Problem description:
For each line below, check for "csrc"; give only the total of lines where it occurs.
Start of Task input
Result: no change. 1.457 million, median of 6 (+0.1%).

```diff
diff --git a/vbnn_b200/csrc/epilogue_tc.cuh b/vbnn_b200/csrc/epilogue_tc.cuh
--- a/vbnn_b200/csrc/epilogue_tc.cuh
+++ b/vbnn_b200/csrc/epilogue_tc.cuh
@@ -4,6 +4,56 @@
 namespace vbnn {
 
 constexpr int kStageBytes = 4096;
+
+enum EpiPhase : int {
+  EPT_TILES,
+  EPT_WAIT,
+  EPT_TMEM,
+  EPT_LOAD,
+  EPT_MATH,
+  EPT_STORE,
+  EPT_MMA_TILES,
+  EPT_MMA_WAIT,
+  EPT_CYCLES,
+  EPT_NS,
+  EPT_N
+};
+#ifdef VBNN_EPI_TIMING
+__device__ unsigned long long g_epi_timing[9][EPT_N];
+struct EpiTimer {
+  int mode;
+  bool on;
+  long long t, t0;
+  unsigned long long ns0;
+  __device__ __forceinline__ EpiTimer(int mode_, bool on_) : mode(mode_), on(on_) {
+    t = t0 = clock64();
+    asm volatile("mov.u64 %0, %%globaltimer;" : "=l"(ns0));
+  }
+  __device__ __forceinline__ void reset() { t = clock64(); }
+  __device__ __forceinline__ void mark(int phase) {
+    const long long now = clock64();
+    if (on) atomicAdd(&g_epi_timing[mode][phase], (unsigned long long)(now - t));
+    t = now;
+  }
+  __device__ __forceinline__ void count(int phase) { if (on) atomicAdd(&g_epi_timing[mode][phase], 1ull); }
+  __device__ __forceinline__ void finish() {
+    unsigned long long ns;
+    asm volatile("mov.u64 %0, %%globaltimer;" : "=l"(ns));
+    if (on) {
+      atomicAdd(&g_epi_timing[mode][EPT_CYCLES], (unsigned long long)(clock64() - t0));
+      atomicAdd(&g_epi_timing[mode][EPT_NS], ns - ns0);
+    }
+  }
+};
+#else
+struct EpiTimer {
+  __device__ __forceinline__ EpiTimer(int, bool) {}
+  __device__ __forceinline__ void reset() {}
+  __device__ __forceinline__ void mark(int) {}
+  __device__ __forceinline__ void count(int) {}
+  __device__ __forceinline__ void finish() {}
+};
+#endif
 
 template <int P>
 __device__ __forceinline__ uint32_t stage_off(int row, int piece) {
@@ -68,19 +118,40 @@
   }
 }
 template <int P>
-__device__ __forceinline__ void global_to_stage(uint32_t stage, int lane, const char* g, long long ld_bytes, int rows_valid) {
-  uint4 v[P];
+__device__ __forceinline__ void global_pieces(uint4 (&v)[P], int lane, const char* g, long long ld_bytes, int rows_valid) {
 #pragma unroll
   for (int it = 0; it < P; ++it) {
     const int idx = it * 32 + lane, row = idx / P, pc = idx % P;
     v[it] = row < rows_valid ? __ldcs(reinterpret_cast<const uint4*>(g + row * ld_bytes + pc * 16)) : make_uint4(0, 0, 0, 0);
   }
+}
+template <int P>
+__device__ __forceinline__ void pieces_to_stage(uint32_t stage, int lane, const uint4 (&v)[P]) {
 #pragma unroll
   for (int it = 0; it < P; ++it) {
     const int idx = it * 32 + lane, row = idx / P, pc = idx % P;
     sts128(stage + stage_off<P>(row, pc), v[it]);
   }
 }
+template <int P>
+__device__ __forceinline__ void global_to_stage(uint32_t stage, int lane, const char* g, long long ld_bytes, int rows_valid) {
+  uint4 v[P];
+  global_pieces<P>(v, lane, g, ld_bytes, rows_valid);
+  pieces_to_stage<P>(stage, lane, v);
+}
+template <int P>
+__device__ __forceinline__ void global_to_stage_async(uint32_t stage, int lane, const char* g, long long ld_bytes, int rows_valid,
+                                                      const void* base) {
+#pragma unroll
+  for (int it = 0; it < P; ++it) {
+    const int idx = it * 32 + lane, row = idx / P, pc = idx % P;
+    const char* src = row < rows_valid ? g + row * ld_bytes + pc * 16 : static_cast<const char*>(base);
+    asm volatile("cp.async.cg.shared.global [%0], [%1], 16, %2;" ::"r"(stage + stage_off<P>(row, pc)), "l"(src),
+                 "r"(row < rows_valid ? 16 : 0) : "memory");
+  }
+  asm volatile("cp.async.commit_group;" ::: "memory");
+}
+__device__ __forceinline__ void cp_async_wait() { asm volatile("cp.async.wait_group 0;" ::: "memory"); }
 
 __device__ __forceinline__ void put_tile_bf16(uint32_t stage, int lane, bf16* g, long long ld, int rows_valid,
                                               const uint32_t (&w)[16]) {
@@ -130,16 +201,121 @@
   return true;
 }
 
+template <int MODE> struct EpiAhead {
+  __device__ __forceinline__ void start_tile(const EpiParams&, int, int, int, int, int, int) {}
+  __device__ __forceinline__ void fetch(const EpiParams&, int, int, int, int) {}
+};
+template <> struct EpiAhead<EPI_DX_LRT> {
+  uint4 x[4], r[4];
+  __device__ __forceinline__ void fetch(const EpiParams& p, int z, int row0, int col0, int lane) {
+    const int rows_valid = min(32, p.M - row0);
+    const long long xoff = z * p.zs_x + (long long)row0 * p.ld_x + col0;
+    const uint4 zero = make_uint4(0, 0, 0, 0);
+    if (p.xprev) global_pieces<4>(x, lane, reinterpret_cast<const char*>((const bf16*)p.xprev + xoff), p.ld_x * 2LL, rows_valid);
+    else x[0] = x[1] = x[2] = x[3] = zero;
+    if (p.out_act2 && p.rprev)
+      global_pieces<4>(r, lane, reinterpret_cast<const char*>((const bf16*)p.rprev + xoff), p.ld_x * 2LL, rows_valid);
+    else r[0] = r[1] = r[2] = r[3] = zero;
+  }
+  __device__ __forceinline__ void start_tile(const EpiParams& p, int z, int row0, int col0, int step, int col_end, int lane) {
+    fetch(p, z, row0, col0, lane);
+    if (row0 + lane >= p.M) return;
+    const long long xrow = z * p.zs_x + (long long)(row0 + lane) * p.ld_x;
+    for (int c = col0 + step; c + 32 <= col_end; c += step) {
+      if (p.xprev) asm volatile("prefetch.global.L2 [%0];" ::"l"((const bf16*)p.xprev + xrow + c));
+      if (p.out_act2 && p.rprev) asm volatile("prefetch.global.L2 [%0];" ::"l"((const bf16*)p.rprev + xrow + c));
+    }
+  }
+};
+struct EpiAheadAux {
+  uint32_t buf;
+  __device__ __forceinline__ void fetch(const EpiParams& p, int z, int row0, int col0, int lane) {
+    global_to_stage_async<8>(buf, lane, reinterpret_cast<const char*>(p.aux + z * p.zs_aux + (long long)row0 * p.ld_aux + col0),
+                             p.ld_aux * 4LL, min(32, p.M - row0), p.aux);
+  }
+  __device__ __forceinline__ void start_tile(const EpiParams& p, int z, int row0, int col0, int, int, int lane) {
+    fetch(p, z, row0, col0, lane);
+  }
+  __device__ __forceinline__ void take(int lane, float (&o)[32]) {
+    cp_async_wait();
+    __syncwarp();
+    stage_get_f32(buf, lane, o);
+    __syncwarp();
+  }
+};
+template <> struct EpiAhead<EPI_DX_LRT2> : EpiAheadAux {};
+
+__device__ __forceinline__ void epi_dx_lrt_staged(const EpiParams& p, int z, int row0, int lane, int col0,
+                                                  const float (&v1)[32], const float (&v2)[32], uint32_t stage, EpiTimer& tm) {
+  const int rows_valid = min(32, p.M - row0);
+  uint32_t wx[16], wr[16];
+  __syncwarp();
+  stage_get_bf16(stage, lane, wx);
+  stage_get_bf16(stage + 2048, lane, wr);
+  tm.mark(EPT_LOAD);
+  float g[32];
+#pragma unroll
+  for (int j = 0; j < 16; ++j) {
+    const float x0 = bf16_lo(wx[j]), x1 = bf16_hi(wx[j]);
+    float g0 = v1[2 * j], g1 = v1[2 * j + 1];
+    g0 += 2.f * x0 * v2[2 * j]; g1 += 2.f * x1 * v2[2 * j + 1];
+    if (p.mask) { g0 = x0 > 0.f ? g0 : 0.f; g1 = x1 > 0.f ? g1 : 0.f; }
+    g[2 * j] = g0; g[2 * j + 1] = g1;
+  }
+  uint32_t wg[16];
+#pragma unroll
+  for (int j = 0; j < 16; ++j) wg[j] = pack_bf16(g[2 * j], g[2 * j + 1]);
+  const bool h = p.out_act2 && p.rprev;
+  if (h) {
+#pragma unroll
+    for (int j = 0; j < 16; ++j)
+      wr[j] = pack_bf16(bf16_lo(wg[j]) * bf16_lo(wr[j]), bf16_hi(wg[j]) * bf16_hi(wr[j]));
+  }
+  tm.mark(EPT_MATH);
+  if (p.out_f32)
+    put_tile_f32(stage, lane, p.out_f32 + z * p.zs_f32 + (long long)row0 * p.ld_f32 + col0, p.ld_f32, rows_valid, g);
+  const long long off = z * p.zs_act + (long long)row0 * p.ld_act + col0;
+  __syncwarp();
+  if (p.out_act) stage_put_bf16(stage, lane, wg);
+  if (h) stage_put_bf16(stage + 2048, lane, wr);
+  __syncwarp();
+  if (p.out_act) stage_to_global<4>(stage, lane, reinterpret_cast<char*>((bf16*)p.out_act + off), p.ld_act * 2LL, rows_valid);
+  if (h) stage_to_global<4>(stage + 2048, lane, reinterpret_cast<char*>((bf16*)p.out_act2 + off), p.ld_act * 2LL, rows_valid);
+  tm.mark(EPT_STORE);
+}
+
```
End of Task input
Result:
3